• [Work order]:
Return, from the listing below, each line where the word "cells" appears.

Data to process Block Start

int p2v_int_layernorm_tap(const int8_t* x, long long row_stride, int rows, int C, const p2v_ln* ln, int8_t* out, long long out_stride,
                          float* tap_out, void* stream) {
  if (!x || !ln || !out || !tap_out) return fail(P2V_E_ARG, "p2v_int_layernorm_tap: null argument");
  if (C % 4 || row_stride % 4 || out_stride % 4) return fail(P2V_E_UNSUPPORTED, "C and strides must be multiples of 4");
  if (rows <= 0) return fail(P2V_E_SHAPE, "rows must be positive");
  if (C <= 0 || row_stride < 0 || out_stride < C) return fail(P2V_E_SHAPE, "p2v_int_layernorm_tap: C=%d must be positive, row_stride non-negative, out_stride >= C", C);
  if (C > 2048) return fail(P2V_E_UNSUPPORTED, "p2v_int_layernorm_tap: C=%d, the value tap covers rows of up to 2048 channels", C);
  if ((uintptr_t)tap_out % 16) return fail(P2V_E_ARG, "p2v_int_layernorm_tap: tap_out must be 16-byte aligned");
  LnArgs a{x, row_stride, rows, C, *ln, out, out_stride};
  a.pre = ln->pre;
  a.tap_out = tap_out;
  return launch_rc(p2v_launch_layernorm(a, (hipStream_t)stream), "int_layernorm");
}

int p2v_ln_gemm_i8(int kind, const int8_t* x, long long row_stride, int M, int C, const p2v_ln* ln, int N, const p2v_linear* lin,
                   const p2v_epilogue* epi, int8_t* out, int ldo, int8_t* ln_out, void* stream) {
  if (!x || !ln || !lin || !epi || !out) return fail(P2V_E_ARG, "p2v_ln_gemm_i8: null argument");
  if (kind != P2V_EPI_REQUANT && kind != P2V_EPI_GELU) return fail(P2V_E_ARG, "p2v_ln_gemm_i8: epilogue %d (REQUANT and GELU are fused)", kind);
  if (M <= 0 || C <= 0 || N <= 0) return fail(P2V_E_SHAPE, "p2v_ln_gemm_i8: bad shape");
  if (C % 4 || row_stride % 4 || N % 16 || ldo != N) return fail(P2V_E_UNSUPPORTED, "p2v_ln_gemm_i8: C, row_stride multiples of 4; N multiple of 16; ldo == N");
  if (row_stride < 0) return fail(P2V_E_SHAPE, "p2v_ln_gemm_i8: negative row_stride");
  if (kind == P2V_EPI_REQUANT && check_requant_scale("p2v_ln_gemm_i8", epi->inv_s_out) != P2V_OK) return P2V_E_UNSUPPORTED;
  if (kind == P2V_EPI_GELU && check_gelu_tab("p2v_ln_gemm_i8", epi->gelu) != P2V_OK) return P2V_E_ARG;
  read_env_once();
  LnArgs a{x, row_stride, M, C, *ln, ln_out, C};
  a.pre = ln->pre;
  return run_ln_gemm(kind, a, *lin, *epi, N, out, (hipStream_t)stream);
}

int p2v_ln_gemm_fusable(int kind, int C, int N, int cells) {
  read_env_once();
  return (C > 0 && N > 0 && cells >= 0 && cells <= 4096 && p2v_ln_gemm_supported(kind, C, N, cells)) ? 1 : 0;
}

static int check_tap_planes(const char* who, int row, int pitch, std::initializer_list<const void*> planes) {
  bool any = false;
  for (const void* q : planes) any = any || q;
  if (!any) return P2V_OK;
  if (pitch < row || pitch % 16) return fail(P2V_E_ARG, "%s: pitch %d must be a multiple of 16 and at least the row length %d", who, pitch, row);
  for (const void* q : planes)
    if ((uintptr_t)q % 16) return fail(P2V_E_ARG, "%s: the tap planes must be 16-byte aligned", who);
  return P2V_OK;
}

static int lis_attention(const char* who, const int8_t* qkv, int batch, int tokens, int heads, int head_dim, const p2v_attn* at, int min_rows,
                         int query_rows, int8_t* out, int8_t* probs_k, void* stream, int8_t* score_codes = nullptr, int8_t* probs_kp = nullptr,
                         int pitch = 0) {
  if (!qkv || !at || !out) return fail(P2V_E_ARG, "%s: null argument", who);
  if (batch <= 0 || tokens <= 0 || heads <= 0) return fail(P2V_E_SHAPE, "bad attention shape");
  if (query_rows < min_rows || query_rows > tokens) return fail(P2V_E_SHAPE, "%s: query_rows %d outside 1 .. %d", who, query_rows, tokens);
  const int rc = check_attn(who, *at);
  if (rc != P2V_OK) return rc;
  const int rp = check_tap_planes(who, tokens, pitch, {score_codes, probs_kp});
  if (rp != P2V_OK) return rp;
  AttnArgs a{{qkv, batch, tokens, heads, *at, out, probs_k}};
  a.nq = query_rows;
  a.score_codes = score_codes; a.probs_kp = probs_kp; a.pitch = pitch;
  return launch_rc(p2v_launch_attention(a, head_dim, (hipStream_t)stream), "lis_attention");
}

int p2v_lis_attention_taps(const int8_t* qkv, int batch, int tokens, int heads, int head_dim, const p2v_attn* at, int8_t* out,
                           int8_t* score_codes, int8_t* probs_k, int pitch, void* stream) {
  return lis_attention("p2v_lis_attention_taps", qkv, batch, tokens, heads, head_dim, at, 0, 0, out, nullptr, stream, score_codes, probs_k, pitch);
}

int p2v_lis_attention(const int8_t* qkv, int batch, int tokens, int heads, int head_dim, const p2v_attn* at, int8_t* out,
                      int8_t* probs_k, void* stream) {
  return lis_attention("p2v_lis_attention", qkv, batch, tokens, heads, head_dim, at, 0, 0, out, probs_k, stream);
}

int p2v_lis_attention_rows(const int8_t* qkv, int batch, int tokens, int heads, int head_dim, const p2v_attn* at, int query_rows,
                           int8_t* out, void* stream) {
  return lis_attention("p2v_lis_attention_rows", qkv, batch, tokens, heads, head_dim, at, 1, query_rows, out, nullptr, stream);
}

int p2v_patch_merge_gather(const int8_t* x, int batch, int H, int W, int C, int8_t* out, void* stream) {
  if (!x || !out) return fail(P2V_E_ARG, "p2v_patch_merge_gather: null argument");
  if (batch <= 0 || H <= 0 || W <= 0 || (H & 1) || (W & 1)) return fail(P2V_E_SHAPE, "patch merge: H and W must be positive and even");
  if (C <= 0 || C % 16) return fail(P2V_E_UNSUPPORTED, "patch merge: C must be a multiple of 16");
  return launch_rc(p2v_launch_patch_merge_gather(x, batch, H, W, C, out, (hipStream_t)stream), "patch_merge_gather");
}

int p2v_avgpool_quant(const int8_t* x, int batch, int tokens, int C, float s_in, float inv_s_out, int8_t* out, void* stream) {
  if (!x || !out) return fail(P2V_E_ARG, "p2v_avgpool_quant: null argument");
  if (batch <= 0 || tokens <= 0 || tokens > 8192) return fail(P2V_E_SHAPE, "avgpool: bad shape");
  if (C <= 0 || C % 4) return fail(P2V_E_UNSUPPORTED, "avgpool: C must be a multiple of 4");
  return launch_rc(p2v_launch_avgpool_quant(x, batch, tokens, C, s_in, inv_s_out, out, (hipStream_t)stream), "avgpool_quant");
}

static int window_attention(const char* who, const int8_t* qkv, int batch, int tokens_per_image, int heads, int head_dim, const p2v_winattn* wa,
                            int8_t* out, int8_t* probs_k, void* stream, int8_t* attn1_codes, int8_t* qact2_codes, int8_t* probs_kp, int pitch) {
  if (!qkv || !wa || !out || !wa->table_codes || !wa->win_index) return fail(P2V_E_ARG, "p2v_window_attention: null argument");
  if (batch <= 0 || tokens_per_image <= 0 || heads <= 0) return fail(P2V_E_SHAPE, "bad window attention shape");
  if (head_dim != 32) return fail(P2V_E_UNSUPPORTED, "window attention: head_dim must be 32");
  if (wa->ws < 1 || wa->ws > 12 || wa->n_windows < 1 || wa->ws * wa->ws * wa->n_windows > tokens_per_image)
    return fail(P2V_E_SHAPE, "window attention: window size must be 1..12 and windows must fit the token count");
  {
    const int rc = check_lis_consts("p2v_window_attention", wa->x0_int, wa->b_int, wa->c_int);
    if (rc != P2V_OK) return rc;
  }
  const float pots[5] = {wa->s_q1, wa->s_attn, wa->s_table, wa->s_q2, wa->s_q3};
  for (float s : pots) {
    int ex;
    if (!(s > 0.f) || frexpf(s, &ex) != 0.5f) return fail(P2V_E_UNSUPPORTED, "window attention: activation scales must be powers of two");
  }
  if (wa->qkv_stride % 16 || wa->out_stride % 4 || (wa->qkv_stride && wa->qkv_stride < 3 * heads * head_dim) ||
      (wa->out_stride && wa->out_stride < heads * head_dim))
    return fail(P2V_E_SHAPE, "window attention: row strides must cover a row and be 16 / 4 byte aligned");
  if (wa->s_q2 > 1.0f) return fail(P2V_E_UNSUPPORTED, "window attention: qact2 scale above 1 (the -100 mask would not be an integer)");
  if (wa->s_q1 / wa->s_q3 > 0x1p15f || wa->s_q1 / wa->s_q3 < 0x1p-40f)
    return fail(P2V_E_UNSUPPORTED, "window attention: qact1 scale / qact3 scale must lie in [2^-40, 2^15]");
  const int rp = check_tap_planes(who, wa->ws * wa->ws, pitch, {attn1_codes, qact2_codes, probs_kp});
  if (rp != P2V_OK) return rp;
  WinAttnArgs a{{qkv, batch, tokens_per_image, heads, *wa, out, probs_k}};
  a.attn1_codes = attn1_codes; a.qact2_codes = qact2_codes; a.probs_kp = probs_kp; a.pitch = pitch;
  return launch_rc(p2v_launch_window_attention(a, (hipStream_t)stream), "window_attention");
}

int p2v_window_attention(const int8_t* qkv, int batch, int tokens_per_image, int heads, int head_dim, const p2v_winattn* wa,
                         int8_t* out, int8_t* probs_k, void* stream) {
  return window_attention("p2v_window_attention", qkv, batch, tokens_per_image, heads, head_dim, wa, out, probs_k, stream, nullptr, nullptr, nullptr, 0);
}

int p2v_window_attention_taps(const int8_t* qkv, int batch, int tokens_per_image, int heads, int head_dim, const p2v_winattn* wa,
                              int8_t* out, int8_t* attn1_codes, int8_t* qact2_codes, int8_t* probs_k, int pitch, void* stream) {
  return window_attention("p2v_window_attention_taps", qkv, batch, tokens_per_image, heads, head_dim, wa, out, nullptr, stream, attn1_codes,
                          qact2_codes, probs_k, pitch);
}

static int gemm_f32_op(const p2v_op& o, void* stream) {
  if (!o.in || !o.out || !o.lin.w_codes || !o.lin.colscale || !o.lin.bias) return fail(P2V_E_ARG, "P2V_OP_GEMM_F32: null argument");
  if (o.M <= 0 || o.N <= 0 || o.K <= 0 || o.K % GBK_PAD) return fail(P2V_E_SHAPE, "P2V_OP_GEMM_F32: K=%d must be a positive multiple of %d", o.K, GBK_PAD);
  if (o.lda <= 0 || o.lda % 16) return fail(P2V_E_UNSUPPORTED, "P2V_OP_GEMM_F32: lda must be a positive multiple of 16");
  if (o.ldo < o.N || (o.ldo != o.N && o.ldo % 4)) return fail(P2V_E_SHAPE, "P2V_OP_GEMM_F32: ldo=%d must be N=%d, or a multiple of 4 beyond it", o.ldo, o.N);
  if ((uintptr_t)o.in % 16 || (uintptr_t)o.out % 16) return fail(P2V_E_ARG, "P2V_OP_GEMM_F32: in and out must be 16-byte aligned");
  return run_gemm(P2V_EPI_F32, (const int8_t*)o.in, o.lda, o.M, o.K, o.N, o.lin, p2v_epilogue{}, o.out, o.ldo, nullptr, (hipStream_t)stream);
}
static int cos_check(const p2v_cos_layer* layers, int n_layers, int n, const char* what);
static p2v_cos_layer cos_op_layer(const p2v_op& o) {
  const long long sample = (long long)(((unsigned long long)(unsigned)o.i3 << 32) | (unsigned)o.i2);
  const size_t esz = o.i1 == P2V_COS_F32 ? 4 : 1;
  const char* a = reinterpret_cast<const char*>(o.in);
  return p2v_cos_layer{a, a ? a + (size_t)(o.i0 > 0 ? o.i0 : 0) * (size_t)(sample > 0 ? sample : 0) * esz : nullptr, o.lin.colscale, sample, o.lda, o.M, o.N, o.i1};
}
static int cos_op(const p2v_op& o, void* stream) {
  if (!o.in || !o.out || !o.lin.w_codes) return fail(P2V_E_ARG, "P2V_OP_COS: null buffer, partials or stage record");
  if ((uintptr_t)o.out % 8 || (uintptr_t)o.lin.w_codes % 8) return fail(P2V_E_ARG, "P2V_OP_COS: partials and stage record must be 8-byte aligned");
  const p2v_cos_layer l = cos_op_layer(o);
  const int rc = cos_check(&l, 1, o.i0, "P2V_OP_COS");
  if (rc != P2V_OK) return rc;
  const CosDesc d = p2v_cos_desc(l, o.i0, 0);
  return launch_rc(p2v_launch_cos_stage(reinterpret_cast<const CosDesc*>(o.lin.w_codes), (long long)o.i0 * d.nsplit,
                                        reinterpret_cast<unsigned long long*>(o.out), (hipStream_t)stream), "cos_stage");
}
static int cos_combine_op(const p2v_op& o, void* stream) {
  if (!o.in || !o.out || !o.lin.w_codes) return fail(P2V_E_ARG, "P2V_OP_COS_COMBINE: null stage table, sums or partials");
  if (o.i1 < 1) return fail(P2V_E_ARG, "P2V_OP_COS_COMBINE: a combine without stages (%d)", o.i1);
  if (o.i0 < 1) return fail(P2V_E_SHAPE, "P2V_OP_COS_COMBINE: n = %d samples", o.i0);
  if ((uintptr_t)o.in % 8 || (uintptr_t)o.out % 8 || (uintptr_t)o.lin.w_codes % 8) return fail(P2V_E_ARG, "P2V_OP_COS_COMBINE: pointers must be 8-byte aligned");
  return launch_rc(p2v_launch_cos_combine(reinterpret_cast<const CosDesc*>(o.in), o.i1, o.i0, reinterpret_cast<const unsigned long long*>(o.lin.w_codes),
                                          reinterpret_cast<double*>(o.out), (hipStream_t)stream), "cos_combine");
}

Data to process Block End
Data to process Block Start

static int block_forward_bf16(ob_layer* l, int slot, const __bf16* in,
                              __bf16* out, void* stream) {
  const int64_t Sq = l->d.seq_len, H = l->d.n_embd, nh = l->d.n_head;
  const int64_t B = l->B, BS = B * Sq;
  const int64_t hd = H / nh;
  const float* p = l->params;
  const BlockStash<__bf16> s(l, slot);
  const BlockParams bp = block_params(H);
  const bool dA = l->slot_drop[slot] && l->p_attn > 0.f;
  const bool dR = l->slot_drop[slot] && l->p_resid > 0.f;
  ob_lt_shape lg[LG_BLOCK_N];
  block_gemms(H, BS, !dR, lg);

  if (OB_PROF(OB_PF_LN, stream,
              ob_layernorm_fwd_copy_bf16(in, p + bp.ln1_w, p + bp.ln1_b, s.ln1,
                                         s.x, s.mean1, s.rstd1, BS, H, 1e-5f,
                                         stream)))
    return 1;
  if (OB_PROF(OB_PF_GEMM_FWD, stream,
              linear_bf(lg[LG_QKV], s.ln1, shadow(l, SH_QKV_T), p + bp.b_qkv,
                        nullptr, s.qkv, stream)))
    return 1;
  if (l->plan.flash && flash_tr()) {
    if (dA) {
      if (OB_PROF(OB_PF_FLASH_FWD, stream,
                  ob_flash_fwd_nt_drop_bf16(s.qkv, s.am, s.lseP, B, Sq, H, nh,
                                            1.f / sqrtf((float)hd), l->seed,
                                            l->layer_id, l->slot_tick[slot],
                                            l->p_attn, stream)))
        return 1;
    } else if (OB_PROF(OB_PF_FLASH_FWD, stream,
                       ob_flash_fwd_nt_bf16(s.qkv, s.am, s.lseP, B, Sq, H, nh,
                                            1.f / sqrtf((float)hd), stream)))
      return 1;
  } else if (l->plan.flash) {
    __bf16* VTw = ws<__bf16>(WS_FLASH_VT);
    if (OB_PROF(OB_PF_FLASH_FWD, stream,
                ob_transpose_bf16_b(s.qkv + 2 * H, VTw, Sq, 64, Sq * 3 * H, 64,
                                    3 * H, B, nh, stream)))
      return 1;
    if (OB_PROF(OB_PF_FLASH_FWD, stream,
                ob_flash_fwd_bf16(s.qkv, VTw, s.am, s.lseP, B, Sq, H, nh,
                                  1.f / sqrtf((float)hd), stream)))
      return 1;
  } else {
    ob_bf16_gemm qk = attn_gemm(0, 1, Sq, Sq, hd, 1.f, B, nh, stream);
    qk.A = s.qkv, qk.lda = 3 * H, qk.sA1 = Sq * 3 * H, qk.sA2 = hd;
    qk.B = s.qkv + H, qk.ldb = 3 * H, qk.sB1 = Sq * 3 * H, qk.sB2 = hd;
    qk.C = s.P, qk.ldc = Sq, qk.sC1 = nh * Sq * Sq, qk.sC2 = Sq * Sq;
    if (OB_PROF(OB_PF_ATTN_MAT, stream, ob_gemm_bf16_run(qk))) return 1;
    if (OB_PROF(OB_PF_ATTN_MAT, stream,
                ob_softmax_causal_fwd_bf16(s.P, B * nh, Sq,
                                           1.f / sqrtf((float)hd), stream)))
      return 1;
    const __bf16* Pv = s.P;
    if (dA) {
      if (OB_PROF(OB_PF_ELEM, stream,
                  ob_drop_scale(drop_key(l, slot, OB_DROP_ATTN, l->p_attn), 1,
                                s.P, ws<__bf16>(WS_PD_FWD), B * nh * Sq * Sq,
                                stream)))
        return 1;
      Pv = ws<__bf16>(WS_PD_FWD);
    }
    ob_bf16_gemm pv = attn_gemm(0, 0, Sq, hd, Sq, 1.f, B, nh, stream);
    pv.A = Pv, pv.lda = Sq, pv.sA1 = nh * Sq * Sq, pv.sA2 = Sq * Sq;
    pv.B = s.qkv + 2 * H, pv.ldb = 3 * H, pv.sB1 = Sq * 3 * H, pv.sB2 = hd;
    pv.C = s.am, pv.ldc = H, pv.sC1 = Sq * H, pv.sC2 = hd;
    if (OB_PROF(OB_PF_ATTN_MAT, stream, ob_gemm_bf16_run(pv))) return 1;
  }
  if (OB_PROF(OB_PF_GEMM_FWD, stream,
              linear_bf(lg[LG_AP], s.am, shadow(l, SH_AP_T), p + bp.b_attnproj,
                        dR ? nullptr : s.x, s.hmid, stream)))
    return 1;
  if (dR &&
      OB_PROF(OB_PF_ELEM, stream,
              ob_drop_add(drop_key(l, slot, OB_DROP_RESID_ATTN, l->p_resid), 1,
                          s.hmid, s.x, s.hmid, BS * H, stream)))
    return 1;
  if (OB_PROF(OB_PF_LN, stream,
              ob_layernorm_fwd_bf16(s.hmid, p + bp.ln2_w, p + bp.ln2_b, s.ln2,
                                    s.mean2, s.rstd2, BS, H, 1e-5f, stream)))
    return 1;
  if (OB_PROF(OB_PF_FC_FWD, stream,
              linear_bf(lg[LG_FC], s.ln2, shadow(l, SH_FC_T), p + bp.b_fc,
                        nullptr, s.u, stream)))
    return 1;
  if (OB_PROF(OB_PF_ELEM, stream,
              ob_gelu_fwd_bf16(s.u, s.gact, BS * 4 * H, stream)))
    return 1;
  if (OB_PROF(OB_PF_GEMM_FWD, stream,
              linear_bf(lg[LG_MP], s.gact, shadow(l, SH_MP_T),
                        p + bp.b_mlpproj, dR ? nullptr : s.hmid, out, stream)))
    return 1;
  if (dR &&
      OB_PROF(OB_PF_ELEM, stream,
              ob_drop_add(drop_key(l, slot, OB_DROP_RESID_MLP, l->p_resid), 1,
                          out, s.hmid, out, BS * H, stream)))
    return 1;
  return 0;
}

Data to process Block End
Data to process Block Start

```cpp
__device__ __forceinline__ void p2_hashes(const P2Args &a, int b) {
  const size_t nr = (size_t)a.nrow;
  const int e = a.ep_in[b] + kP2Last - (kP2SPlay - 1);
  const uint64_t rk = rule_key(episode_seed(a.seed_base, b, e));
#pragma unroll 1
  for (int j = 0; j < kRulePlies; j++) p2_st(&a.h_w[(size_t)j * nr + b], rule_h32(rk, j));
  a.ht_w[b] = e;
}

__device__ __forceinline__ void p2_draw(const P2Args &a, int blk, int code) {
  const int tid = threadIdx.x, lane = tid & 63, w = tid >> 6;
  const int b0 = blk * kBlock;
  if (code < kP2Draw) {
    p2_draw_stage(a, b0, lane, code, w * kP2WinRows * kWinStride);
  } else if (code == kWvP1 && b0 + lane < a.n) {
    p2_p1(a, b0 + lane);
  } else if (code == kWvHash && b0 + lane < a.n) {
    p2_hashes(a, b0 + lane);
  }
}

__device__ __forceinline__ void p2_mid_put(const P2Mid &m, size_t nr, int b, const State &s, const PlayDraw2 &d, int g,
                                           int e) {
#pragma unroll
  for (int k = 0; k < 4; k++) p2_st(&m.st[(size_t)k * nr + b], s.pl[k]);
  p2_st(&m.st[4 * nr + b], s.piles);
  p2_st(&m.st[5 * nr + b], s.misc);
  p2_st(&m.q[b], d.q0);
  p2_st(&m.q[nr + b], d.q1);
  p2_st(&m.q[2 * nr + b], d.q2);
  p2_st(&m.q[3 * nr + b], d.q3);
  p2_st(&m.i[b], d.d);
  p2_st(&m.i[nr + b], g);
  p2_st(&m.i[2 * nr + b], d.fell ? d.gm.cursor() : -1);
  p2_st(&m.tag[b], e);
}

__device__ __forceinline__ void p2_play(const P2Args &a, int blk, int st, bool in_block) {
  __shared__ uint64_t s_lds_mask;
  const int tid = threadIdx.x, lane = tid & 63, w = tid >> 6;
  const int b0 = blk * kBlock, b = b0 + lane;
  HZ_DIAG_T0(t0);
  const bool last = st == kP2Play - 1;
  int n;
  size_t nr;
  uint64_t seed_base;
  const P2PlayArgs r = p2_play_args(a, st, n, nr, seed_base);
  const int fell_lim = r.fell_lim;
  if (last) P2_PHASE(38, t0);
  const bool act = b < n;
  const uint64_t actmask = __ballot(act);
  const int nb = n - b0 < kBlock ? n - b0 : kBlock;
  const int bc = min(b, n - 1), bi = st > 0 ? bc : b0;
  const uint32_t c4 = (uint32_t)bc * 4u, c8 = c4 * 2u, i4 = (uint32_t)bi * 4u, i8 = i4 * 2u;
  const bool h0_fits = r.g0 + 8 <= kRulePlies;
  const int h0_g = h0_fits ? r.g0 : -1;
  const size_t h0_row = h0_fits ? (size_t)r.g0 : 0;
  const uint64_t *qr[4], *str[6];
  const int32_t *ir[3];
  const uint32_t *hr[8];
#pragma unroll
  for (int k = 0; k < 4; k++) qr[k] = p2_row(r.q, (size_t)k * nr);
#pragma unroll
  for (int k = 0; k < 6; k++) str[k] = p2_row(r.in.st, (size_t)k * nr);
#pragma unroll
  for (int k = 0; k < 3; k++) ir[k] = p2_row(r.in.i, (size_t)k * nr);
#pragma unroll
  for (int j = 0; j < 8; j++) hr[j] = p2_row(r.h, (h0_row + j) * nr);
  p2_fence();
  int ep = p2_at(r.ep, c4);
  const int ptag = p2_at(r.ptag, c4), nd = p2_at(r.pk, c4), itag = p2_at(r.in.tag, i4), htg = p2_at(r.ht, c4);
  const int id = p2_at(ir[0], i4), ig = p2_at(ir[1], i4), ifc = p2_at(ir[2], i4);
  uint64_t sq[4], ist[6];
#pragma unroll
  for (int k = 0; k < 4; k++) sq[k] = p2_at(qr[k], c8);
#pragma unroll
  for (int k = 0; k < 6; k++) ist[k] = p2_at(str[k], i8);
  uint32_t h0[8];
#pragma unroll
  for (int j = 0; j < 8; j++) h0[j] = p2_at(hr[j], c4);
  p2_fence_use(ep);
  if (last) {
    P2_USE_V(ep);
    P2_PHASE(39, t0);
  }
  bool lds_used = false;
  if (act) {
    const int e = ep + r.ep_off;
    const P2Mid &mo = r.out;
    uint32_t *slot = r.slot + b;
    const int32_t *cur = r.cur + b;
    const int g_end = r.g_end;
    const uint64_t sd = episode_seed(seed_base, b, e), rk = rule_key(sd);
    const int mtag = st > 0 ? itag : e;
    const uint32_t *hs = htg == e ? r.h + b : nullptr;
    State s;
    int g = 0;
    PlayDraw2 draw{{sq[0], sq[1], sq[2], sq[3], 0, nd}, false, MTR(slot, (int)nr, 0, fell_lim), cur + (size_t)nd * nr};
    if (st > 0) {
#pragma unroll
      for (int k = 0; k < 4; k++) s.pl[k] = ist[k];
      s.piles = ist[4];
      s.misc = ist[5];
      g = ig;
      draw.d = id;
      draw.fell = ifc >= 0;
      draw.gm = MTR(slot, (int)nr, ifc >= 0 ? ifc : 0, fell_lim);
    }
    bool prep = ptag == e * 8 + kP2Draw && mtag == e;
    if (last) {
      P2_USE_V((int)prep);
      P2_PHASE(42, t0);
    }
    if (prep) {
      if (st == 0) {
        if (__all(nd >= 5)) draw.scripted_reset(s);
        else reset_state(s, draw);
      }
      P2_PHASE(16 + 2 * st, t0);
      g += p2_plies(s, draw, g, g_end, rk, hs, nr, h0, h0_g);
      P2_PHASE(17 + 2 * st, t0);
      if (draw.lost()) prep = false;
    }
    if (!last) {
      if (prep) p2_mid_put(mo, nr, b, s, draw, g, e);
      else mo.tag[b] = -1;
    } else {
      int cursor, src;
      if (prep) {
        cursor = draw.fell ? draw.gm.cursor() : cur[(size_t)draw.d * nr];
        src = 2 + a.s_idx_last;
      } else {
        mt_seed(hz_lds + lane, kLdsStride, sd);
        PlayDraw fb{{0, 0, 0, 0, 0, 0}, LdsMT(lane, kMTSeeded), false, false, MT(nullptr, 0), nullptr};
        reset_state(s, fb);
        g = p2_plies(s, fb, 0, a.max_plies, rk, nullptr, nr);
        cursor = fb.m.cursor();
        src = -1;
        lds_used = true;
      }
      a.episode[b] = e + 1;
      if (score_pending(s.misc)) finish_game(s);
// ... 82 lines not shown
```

Data to process Block End

• [Finished exercise]:
int p2v_ln_gemm_fusable(int kind, int C, int N, int cells) {
  return (C > 0 && N > 0 && cells >= 0 && cells <= 4096 && p2v_ln_gemm_supported(kind, C, N, cells)) ? 1 : 0;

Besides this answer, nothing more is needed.